Give the number of lines in the material below where the word "more" shows up, without anything else.

#####

template <bool SCALED, bool PLANAR = false>
__device__ __forceinline__ void pjd_idct_range(const PjdDevBatch &B, uint32_t iwg, int16_t (*tile)[TILE_STRIDE], uint32_t (*qz)[64], uint32_t *mcu_xy,
                                               uint8_t *comp_of, uint32_t *wagg, uint32_t *ltab)
{
    const PjdDevIdctWg wg = B.iwgs[iwg];
    const PjdDevImage &im = B.images[wg.image];
    if ((im.flags & PJD_IF_SEQUENTIAL) || (B.status[wg.image] & PJD_STW_NEEDS_EXACT)) return;
    const uint32_t tid = threadIdx.x, lane = tid & 63, wv = tid >> 6;
    const uint32_t dus = im.dus_per_mcu, nl = im.n_luma;
    const uint32_t n_du = wg.n_mcu * dus;
    const uint32_t RI = im.restart_interval;

    const bool quirk = !(im.flags & PJD_IF_STANDARD_ZIGZAG);
    if (tid < 192) {
        const uint32_t nat = (!quirk && (tid & 63) == 48) ? 58u : c_zz[tid & 63];
        uint32_t v = (uint32_t)B.qtab[(size_t)wg.image * 192 + (tid & ~63u) + nat] | (nat << 16);
        if (quirk && (tid & 63) == 52) v = 1u | (64u << 16);
        qz[tid >> 6][tid & 63] = v;
    }
    static_assert(TILE_STRIDE == 72, "the padding cell of a tile row is element 64");
    for (uint32_t i = tid; i < n_du * (TILE_STRIDE * 2 / 16); i += PJD_IDCT_THREADS)
        reinterpret_cast<uint4 *>(&tile[0][0])[i] = make_uint4(i % 9u == 8u ? (uint32_t)(uint16_t)PJD_COEF_SENTINEL : 0u, 0, 0, 0);
    if (tid < PJD_IDCT_MAX_DU) {
        const uint32_t kk = tid % dus;
        comp_of[tid] = (uint8_t)(kk < nl ? 0 : kk - nl + 1);
    }

    const unsigned long long err_key = B.imstate[wg.image].err_key;
    const uint32_t n_valid = pjd_units_decoded(err_key, wg.first_mcu * dus, n_du);
    const uint32_t err_byte = (uint32_t)(err_key >> 35);
    const PjdDevMark mark = B.marks[iwg];
    const uint32_t lane_end = im.lane_base + im.n_lane;
    uint32_t q = mark.lane, n = mark.ent_off;
    (void)n;
    if (n_valid == 0) { q = im.lane_base; n = 0; }
    else if (q < im.lane_base || q >= lane_end) return;
    uint32_t pred0[3];
    {
        const PjdDevLaneDc ld = B.lane_dc[q];
        const uint16_t *carry = B.dc_blk + (size_t)(q / PJD_DC_BLOCK) * 8 + 4;
#pragma unroll
        for (int c = 0; c < 3; c++) pred0[c] = (uint32_t)ld.dc_in[c] + (ld.abs ? 0u : (uint32_t)carry[c]) + mark.acc[c];
    }
    __syncthreads();
#if defined(PJD_IDCT_STOP_AFTER) && PJD_IDCT_STOP_AFTER == 0
    if (tile[0][0] == 12345) B.out[0] = 1;
    return;
#endif
    {
        const uint32_t U0 = wg.first_mcu * dus;
        const uint32_t tile_lds = (uint32_t)(uintptr_t)(__attribute__((address_space(3))) int16_t *)&tile[0][0];
        const uint32_t g0 = mark.ent_off / PJD_GROUP;
        uint32_t q_end = 0xffffffffu, g_end = 0;
        if (n_valid == n_du && iwg + 1 < im.iwg_base + im.n_iwg) {
            const PjdDevMark nm = B.marks[iwg + 1];
            if (nm.lane >= q && nm.lane < lane_end) { q_end = nm.lane; g_end = nm.ent_off / PJD_GROUP; }
        }
        for (uint32_t qw = q; n_valid != 0; qw += 32) {
            bool more = false;
            if (tid < 32) {
                const uint32_t ql = qw + tid;
                uint32_t ng = 0, fd = 0, ne = 0;
                if (ql < lane_end) {
                    const PjdDevLaneInfo li = B.lane_info[ql];
                    fd = (li.first_du & 0x0fffffffu) - U0;
                    ne = li.n_ent;
                    const bool in = (ql == q || (int)fd < (int)n_valid) && (ql == q || B.lanes[ql].byte_start <= err_byte);
                    if (in && ql <= q_end) {
                        const uint32_t gs = ql == q ? g0 : 0u, all = (ne + PJD_GROUP - 1) / PJD_GROUP;
                        uint32_t ge = ql == q_end ? (g_end + 1 < all ? g_end + 1 : all) : all;
                        ng = ge > gs ? ge - gs : 0u;
                    }
                    more = in && ql < q_end;
                }
                uint32_t inc = ng;
#pragma unroll
                for (int off = 1; off < 32; off <<= 1) { const uint32_t t = __shfl_up(inc, off); if ((int)tid >= off) inc += t; }
                ltab[tid] = inc - ng; ltab[32 + tid] = fd; ltab[64 + tid] = ne;
                if (tid == 31) { wagg[0] = inc; wagg[1] = more ? 1u : 0u; }
            }
            __syncthreads();
            const uint32_t G = wagg[0];
            const bool again = wagg[1] != 0 && qw + 32 < lane_end;
            for (uint32_t w = tid; w < G; w += PJD_IDCT_THREADS) {
                uint32_t li_ = 0;
#pragma unroll
                for (uint32_t step = 16; step != 0; step >>= 1) if (ltab[li_ + step] <= w) li_ += step;
                const uint32_t ql = qw + li_;
                const uint32_t g = w - ltab[li_] + (ql == q ? g0 : 0u);
                const uint32_t ne = ltab[64 + li_];
                const uint32_t cnt = ne - g * PJD_GROUP < PJD_GROUP ? ne - g * PJD_GROUP : PJD_GROUP;
                const uint4 *src = reinterpret_cast<const uint4 *>(B.ent + im.ent_base + (size_t)(ql - im.lane_base) * im.lane_cap + (size_t)g * PJD_GROUP);
                const uint4 r0 = src[0], r1 = src[1];
                const uint32_t wds[8] = {r0.x, r0.y, r0.z, r0.w, r1.x, r1.y, r1.z, r1.w};
                const uint32_t head = wds[0];
                uint32_t u = ltab[32 + li_] + (head >> 8);
                uint32_t slot = head & 63u;
#pragma unroll
                for (int k = 1; k < PJD_GROUP / 2; k++) {
                    const uint32_t sw = wds[k];
                    const bool on = (uint32_t)(2 * k) < cnt;
                    {
                        const bool dc = slot == 0;
                        const uint32_t f = dc ? 1u : sw & 31u;
                        const uint32_t ns = slot + f, pos = ns - 1u;
                        if (on && f != 0 && pos < 64 && u < n_valid) {
                            const int val = dc ? (int)(int16_t)(sw & 0xffffu) : (int)(sw << 16) >> 21;
                            const uint32_t qe = qz[comp_of[u]][pos];
                            pjd_tile_put(tile_lds, u, qe >> 16, pjd_mul_u24((uint32_t)val, qe));
                        }
                        if (on) {
                            const bool last = f == 0 || ns > 63;
                            slot = last ? 0u : ns;
                            u += last ? 1u : 0u;
                        }
                    }
                    {
                        const uint32_t f = (sw >> 16) & 31u;
                        const bool onb = on && f <= 16;
                        const uint32_t pos = slot + f - 1u;
                        if (onb && f != 0 && pos < 64 && u < n_valid) {
                            const int val = (int)sw >> 21;
                            const uint32_t qe = qz[comp_of[u]][pos];
                            pjd_tile_put(tile_lds, u, qe >> 16, pjd_mul_u24((uint32_t)val, qe));
                        }
                        if (onb) {
                            const uint32_t ns = slot + f;
                            const bool last = f == 0 || ns > 63;
                            slot = last ? 0u : ns;
                            u += last ? 1u : 0u;
                        }
                    }
                }
            }
            __syncthreads();
            if (!again) break;
        }
    }
#if defined(PJD_IDCT_STOP_AFTER) && PJD_IDCT_STOP_AFTER == 1
    if (tile[0][0] == 12345) B.out[0] = 1;
    return;
#endif
    if (wv != 0) {
        for (uint32_t i = tid - 64; i < n_du * 7; i += PJD_IDCT_THREADS - 64) {
            const uint32_t u = i / 7, r = 1 + (i - u * 7);
            if (r == 4 && tile[u][64] != (int16_t)PJD_COEF_SENTINEL) tile[u][38] = (int16_t)pjd_dequant((int)tile[u][64], qz[comp_of[u]][48] & 0xffffu);
            pjd_tile_row(tile, u, r);
        }
    } else {
        const uint32_t d0 = wg.first_mcu * dus;
        const uint32_t q0y = qz[0][0] & 0xffffu, q0b = qz[1][0] & 0xffffu, q0r = qz[2][0] & 0xffffu;
        uint32_t cy = (pred0[0] * q0y) & 0xffffu, cc = ((pred0[1] * q0b) & 0xffffu) | ((pred0[2] * q0r) << 16);
        for (uint32_t base = 0; base < n_du; base += 64) {
            const uint32_t u = base + lane;
            const bool on = u < n_valid;
            const uint32_t d = d0 + u, m = d / dus, kk = d - m * dus, comp = kk < nl ? 0 : kk - nl + 1;
            const uint32_t dv = on ? (uint32_t)(uint16_t)tile[on ? u : 0][0] : 0u;
            const bool head = on && kk == 0 && (m == im.first_mcu || (RI != 0 && m % RI == 0));
            uint32_t vy = comp == 0 ? dv : 0u, vc = comp == 1 ? dv : (comp == 2 ? dv << 16 : 0u);
            PJD_WAVE_SCAN(pjd_op_add, vy);
            PJD_WAVE_SCAN(pjd_op_pkadd, vc);
            uint32_t hpos = head ? lane + 1 : 0u;
            PJD_WAVE_SCAN(pjd_op_max, hpos);
            const uint32_t hl = hpos ? hpos - 1 : 0u;
            const uint32_t by = __shfl(vy, (int)hl) - __shfl(comp == 0 ? dv : 0u, (int)hl);
            const uint32_t bc = __shfl(vc, (int)hl), bc_own = __shfl(comp == 1 ? dv : (comp == 2 ? dv << 16 : 0u), (int)hl);
            uint32_t ty = vy, tc = vc;
            if (hpos) { ty -= by; tc = pjd_op_pksub(tc, pjd_op_pksub(bc, bc_own)); }
            else { ty += cy; tc = pjd_op_pkadd(tc, cc); }
            if (on) {
                const uint32_t dcv = comp == 0 ? ty : (comp == 1 ? tc : tc >> 16);
                tile[u][0] = (int16_t)dcv;
            }
            cy = __shfl(ty, 63); cc = __shfl(tc, 63);
        }
    }
    if (tid < wg.n_mcu) {
        const uint32_t m = wg.first_mcu + tid, my = m / im.mcux;
        mcu_xy[tid] = (my << 16) | (m - my * im.mcux);
    }
    __syncthreads();
#if defined(PJD_IDCT_STOP_AFTER) && PJD_IDCT_STOP_AFTER == 2
    if (tile[0][0] == 12345) B.out[0] = 1;
    return;
#endif
    for (uint32_t u = tid; u < n_du; u += PJD_IDCT_THREADS) pjd_tile_row(tile, u, 0);
    __syncthreads();
    for (uint32_t i = tid; i < n_du * 8; i += PJD_IDCT_THREADS) pjd_tile_col(tile, i >> 3, i & 7);
    __syncthreads();
#if defined(PJD_IDCT_STOP_AFTER) && PJD_IDCT_STOP_AFTER == 3
    if (tile[0][0] == 12345) B.out[0] = 1;
    return;
#endif
    pjd_colour_dispatch<SCALED, PLANAR>(tile, mcu_xy, B, im, wg, tid);
}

#####

◆ YOUR SOLUTION: 3